Segment Open

# bcgsc/ntSynt

Measured on AMD Instinct MI355X. Metric: minimizer-sketch Gbases/s (sketch with common Bloom filter, inputs resident in HBM), higher is better.
Workload: dtype u64

## Files before the change

ntsynt_amd/csrc/nts_pruned.inc:

```
constexpr uint32_t SEL_CAP = 2048;
constexpr uint32_t SEL_PER_LANE = 64;
constexpr uint32_t SEL_TILE = HASH_THREADS * SEL_PER_LANE;
constexpr uint32_t SPARSE_THREADS = 256;
constexpr uint32_t SPARSE_ITEMS = 2;
constexpr uint32_t SPARSE_BLOCK = SPARSE_THREADS * SPARSE_ITEMS;
constexpr uint32_t CC_TILES = 8;

struct SelParams
{
  const uint8_t* code;
  const uint32_t* pack;
  const uint64_t* run_pos;
  const uint64_t* run_vstart;
  uint32_t n_runs;
  uint64_t n_valid;
  HashParams hp;
  const uint32_t* bf;
  FastMod fm;
  uint64_t tau;
  uint32_t flush_at;
  uint64_t* seg_j;
  uint64_t* seg_key;
  uint64_t seg_cap;
  unsigned long long* seg_count;
// ... 227 lines not shown
        const uint32_t sh_o = 2u * ((uint32_t)xo & 15u), sh_i = 2u * ((uint32_t)(xo + k) & 15u);
        const uint32_t* wo = P.pack + (xo >> 4);
        const uint32_t* wi = P.pack + ((xo + k) >> 4);
        uint32_t ro[5], ri[5], O[4], I[4];
#pragma unroll
        for (int q = 0; q < 5; ++q) {
          ro[q] = wo[q];
          ri[q] = wi[q];
        }
#pragma unroll
        for (int q = 0; q < 4; ++q) {
          O[q] = __builtin_amdgcn_alignbit(ro[q + 1], ro[q], sh_o);
          I[q] = __builtin_amdgcn_alignbit(ri[q + 1], ri[q], sh_i);
        }
        if (k <= 64)
          hash_init_packed(P.hp, O, f, r);
        else
          hash_init(P.hp, [&](uint32_t i) { return base_abs(xo + i); }, f, r);
#pragma unroll
        for (int q = 0; q < 4; ++q) {
          if ((cur >> 11) > P.flush_at && (cur >> 11) > acc) flush();
          const uint32_t even = (O[q] & 0x33333333u) | ((I[q] & 0x33333333u) << 2);
          const uint32_t odd = ((O[q] >> 2) & 0x33333333u) | (I[q] & 0xCCCCCCCCu);
#pragma unroll
          for (int j = 0; j < 16; ++j) {
            const uint32_t pairs = (j & 1) ? odd : even;
            const int sh = 4 * (j >> 1) - 3;
            step((sh < 0 ? pairs << 3 : pairs >> sh) & 0x78u, 16u * q + j);
          }
        }
      } else {
        shared_lane = true;
      }
    }
    {
      const uint32_t lane = tid & 63u;
      unsigned long long todo = __ballot(shared_lane);
      while (todo) {
        const uint32_t o = (uint32_t)__ffsll((long long)todo) - 1u;
        todo &= todo - 1ULL;
        const uint64_t jo = __shfl(j_lane, (int)o, 64);
        const uint32_t nm = __shfl(n_mine, (int)o, 64);
        const uint32_t run_o = __shfl(run, (int)o, 64);
        const uint32_t cur_o = __shfl(cur, (int)o, 64);
        bool hit = false;
        uint64_t h = 0;
        if (lane < nm) {
          const uint64_t j = jo + lane;
          uint32_t rr = run_o;
          while (P.run_vstart[rr + 1] <= j) ++rr;
          const uint64_t s0 = P.run_pos[rr] + (j - P.run_vstart[rr]);
          uint64_t hf = 0, hr = 0;
          hash_init(P.hp, [&](uint32_t i) { return base_abs(s0 + i); }, hf, hr);
          h = hf + hr;
          hit = (uint32_t)(h >> 32) <= tau_hi;
        }
        const unsigned long long hm = __ballot(hit);
        if (hit) {
          const uint32_t rank = (uint32_t)__popcll(hm & ((1ULL << lane) - 1ULL));
          const uint32_t spare_o = SEL_SLOTS * ROW + (tid - lane + o) * 8u;
          *reinterpret_cast<uint64_t*>(ch_bytes + min(cur_o + rank * ROW, spare_o)) = h;
        }
        if (lane == o) {
          cur += (uint32_t)__popcll(hm) * ROW;
          pen_lo |= (uint32_t)hm;
          pen_hi |= (uint32_t)(hm >> 32);
        }
      }
    }
    if (!over) flush();
    if (!__syncthreads_or(over)) {
      static_assert(SEL_SLOTS * HASH_THREADS >= SEL_CAP, "the general path stages SEL_CAP candidates in the same arrays");
      uint32_t accepted = 0;
      const uint32_t off = block_excl_scan_256(acc, s_w, &accepted);
      if (tid == 0) {
        s_base = accepted ? atomicAdd(&P.seg_count[seg], (unsigned long long)accepted) : 0ULL;
        P.tile_off[tile] = s_base;
        P.tile_cnt[tile] = accepted;
        P.tile_ordered[tile] = 1;
      }
      __syncthreads();
      const uint64_t base = s_base;
      if (accepted == 0 || base + accepted > P.seg_cap) return;
      uint64_t* dj = P.seg_j + (uint64_t)seg * P.seg_cap + base + off;
      uint64_t* dk = P.seg_key + (uint64_t)seg * P.seg_cap + base + off;
      for (uint32_t i = 0; i < acc; ++i) {
        dj[i] = J0 + first + (uint32_t)__builtin_ctzll(acc_mask);
        acc_mask &= acc_mask - 1;
        dk[i] = s_ch[i * HASH_THREADS + tid];
      }
      return;
    }
  }
  if (tid == 0) P.tile_ordered[tile] = 0;
  roll_pass(0, SEL_TILE);
  __syncthreads();
  const uint32_t total = s_ctl[0];
  if (total <= SEL_CAP) {
    uint32_t mine = 0, accepted = 0;
    const uint32_t bits = probe_staged(total, &mine);
    (void)block_excl_scan_256(mine, s_w, &accepted);
    if (tid == 0) {
      s_base = accepted ? atomicAdd(&P.seg_count[seg], (unsigned long long)accepted) : 0ULL;
      P.tile_off[tile] = s_base;
      P.tile_cnt[tile] = accepted;
    }
    __syncthreads();
    const uint64_t base = s_base;
    if (accepted == 0 || base + accepted > P.seg_cap) return;
    write_staged(total, bits, (uint64_t)seg * P.seg_cap + base);
    return;
  }
  constexpr uint32_t RANGE = 2048;
  uint32_t accepted = 0;
  for (uint32_t r0 = 0; r0 < SEL_TILE; r0 += RANGE) {
    __syncthreads();
    if (tid == 0) s_ctl[0] = 0;
    __syncthreads();
    roll_pass(r0, r0 + RANGE);
    __syncthreads();
    uint32_t mine = 0, acc = 0;
    (void)probe_staged(s_ctl[0], &mine);
    (void)block_excl_scan_256(mine, s_w, &acc);
    accepted += acc;
  }
  if (tid == 0) {
    s_base = accepted ? atomicAdd(&P.seg_count[seg], (unsigned long long)accepted) : 0ULL;
    P.tile_off[tile] = s_base;
    P.tile_cnt[tile] = accepted;
    s_ctl[1] = 0;
  }
  __syncthreads();
  const uint64_t base = s_base;
  if (accepted == 0 || base + accepted > P.seg_cap) return;
  for (uint32_t r0 = 0; r0 < SEL_TILE; r0 += RANGE) {
    __syncthreads();
    if (tid == 0) s_ctl[0] = 0;
    __syncthreads();
    roll_pass(r0, r0 + RANGE);
    __syncthreads();
    uint32_t mine = 0;
    const uint32_t n = s_ctl[0];
    const uint32_t bits = probe_staged(n, &mine);
    write_staged(n, bits, (uint64_t)seg * P.seg_cap + base);
  }
}

constexpr uint32_t HIW_TILE = 64 * SEL_PER_LANE;
constexpr uint32_t HIW_WAVES = 8;
constexpr uint32_t HIW_THREADS = 64 * HIW_WAVES;
constexpr uint32_t HIW_PER_MAX = 4;
constexpr uint32_t HI_K_MAX = 32;

__device__ __forceinline__ uint32_t hi_wform(uint64_t h)
{
  const uint32_t hi = (uint32_t)(h >> 32);
  return (hi & ~1u) | (hi >> 31);
}

__device__ __forceinline__ uint64_t sload64(const uint64_t* p, uint32_t idx)
{
  uint64_t v;
  asm volatile("s_load_dwordx2 %0, %1, %2\n\ts_waitcnt lgkmcnt(0)" : "=&s"(v) : "s"(p), "s"(idx * 8u) : "memory");
  return v;
}

__device__ __forceinline__ uint32_t wave_excl_scan_small(uint32_t v, uint64_t below, uint32_t* total)
{
  uint32_t pre = 0, tot = 0;
#pragma unroll
  for (uint32_t b = 0; b < 3; ++b) {
    const unsigned long long m = __ballot((v >> b) & 1u);
    pre += (uint32_t)__popcll(m & below) << b;
    tot += (uint32_t)__popcll(m) << b;
  }
  if (__ballot(v >> 3) != 0ULL) {
#pragma unroll
    for (uint32_t b = 3; b < 7; ++b) {
      const unsigned long long m = __ballot((v >> b) & 1u);
      pre += (uint32_t)__popcll(m & below) << b;
      tot += (uint32_t)__popcll(m) << b;
    }
  }
  *total = tot;
  return pre;
}

__device__ __forceinline__ void hi_roll64(const uint32_t (&ro)[5], const uint32_t (&ri)[5], uint32_t sh_o, uint32_t sh_i, const ulonglong2* s_T,
                                          const uint2* s_roll, uint32_t nch, uint32_t limit, uint32_t& pen0, uint32_t& pen1)
{
  uint32_t O[4], I[4];
#pragma unroll
  for (int q = 0; q < 4; ++q) {
    O[q] = __builtin_amdgcn_alignbit(ro[q + 1], ro[q], sh_o);
    I[q] = __builtin_amdgcn_alignbit(ri[q + 1], ri[q], sh_i);
  }
  uint32_t wf = 0, wr = 0;
#pragma unroll
  for (uint32_t c = 0; c < HI_K_MAX / 4; ++c) {
    if (c < nch) {
      const ulonglong2 e = s_T[c * 256u + ((O[c >> 2] >> (8u * (c & 3u))) & 255u)];
      wf ^= (uint32_t)(e.x >> 32);
      wr ^= (uint32_t)(e.y >> 32);
    }
  }
  wf = (wf & ~1u) | (wf >> 31);
  wr = (wr & ~1u) | (wr >> 31);
  const uint8_t* const roll_bytes = reinterpret_cast<const uint8_t*>(s_roll);
  pen0 = pen1 = 0;
#pragma unroll
  for (int q = 0; q < 4; ++q) {
    const uint32_t even = (O[q] & 0x33333333u) | ((I[q] & 0x33333333u) << 2);
    const uint32_t odd = ((O[q] >> 2) & 0x33333333u) | (I[q] & 0xCCCCCCCCu);
    uint32_t pen = 0;
#pragma unroll
    for (int j0 = 0; j0 < 16; j0 += 8) {
      uint2 tb[8];
#pragma unroll
      for (int jj = 0; jj < 8; ++jj) {
        const int j = j0 + jj;
        const uint32_t pairs = (j & 1) ? odd : even;
        const int sh = 4 * (j >> 1) - 3;
        const uint32_t t8 = (sh < 0 ? pairs << 3 : pairs >> sh) & 0x78u;
        tb[jj] = *reinterpret_cast<const uint2*>(roll_bytes + t8);
      }
#pragma unroll
      for (int jj = 0; jj < 8; ++jj) {
        const uint32_t s = wf + wr + 2u;
        asm("v_cmp_ge_u32 vcc, %2, %1\n\tv_addc_co_u32 %0, vcc, %0, %0, vcc" : "+v"(pen) : "v"(s), "s"(limit) : "vcc");
        wf = __builtin_amdgcn_alignbit(wf, wf << 1, 31) ^ tb[jj].x;
        const uint32_t x = wr ^ tb[jj].y;
        wr = __builtin_amdgcn_alignbit(x >> 1, x, 1);
      }
    }
    const uint32_t nat = __brev(pen) >> 16;
    if (q < 2)
      pen0 |= nat << (16 * q);
    else
      pen1 |= nat << (16 * (q - 2));
  }
}

__device__ __forceinline__ uint2 hi_roll_multirun(const uint32_t* pack, const uint64_t* run_pos, const uint64_t* run_vstart, uint32_t n_runs,
                                               uint32_t run_lo, uint64_t j_lane, uint32_t n_mine, uint32_t k, const ulonglong2* s_T,
                                               const uint2* s_roll, uint32_t nch, uint32_t limit, bool& straddles)
{
  uint32_t rl = run_lo, rh = n_runs;
  while (rh - rl > 1) {
    const uint32_t mid = rl + ((rh - rl) >> 1);
    if (run_vstart[mid] <= j_lane)
      rl = mid;
    else
      rh = mid;
  }
  uint32_t pen0, pen1;
  straddles = false;
  if (n_mine == SEL_PER_LANE && j_lane + SEL_PER_LANE <= run_vstart[rl + 1]) {
    const uint64_t xo = run_pos[rl] + (j_lane - run_vstart[rl]);
    const uint32_t* wo = pack + (xo >> 4);
    const uint32_t* wi = pack + ((xo + k) >> 4);
    uint32_t ro[5], ri[5];
#pragma unroll
    for (int q = 0; q < 5; ++q) {
      ro[q] = wo[q];
      ri[q] = wi[q];
    }
    hi_roll64(ro, ri, 2u * ((uint32_t)xo & 15u), 2u * ((uint32_t)(xo + k) & 15u), s_T, s_roll, nch, limit, pen0, pen1);
  } else {
    pen0 = pen1 = 0;
    straddles = true;
  }
  return make_uint2(pen0, pen1);
}

constexpr uint32_t HIW_STAGE_WORDS = 272;
constexpr uint32_t ELIM_REACH = 6;
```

Segment Closed

> Work task
Work out how many lines in this material include the word "todo", and reply with that number alone.

> Output for this exercise
4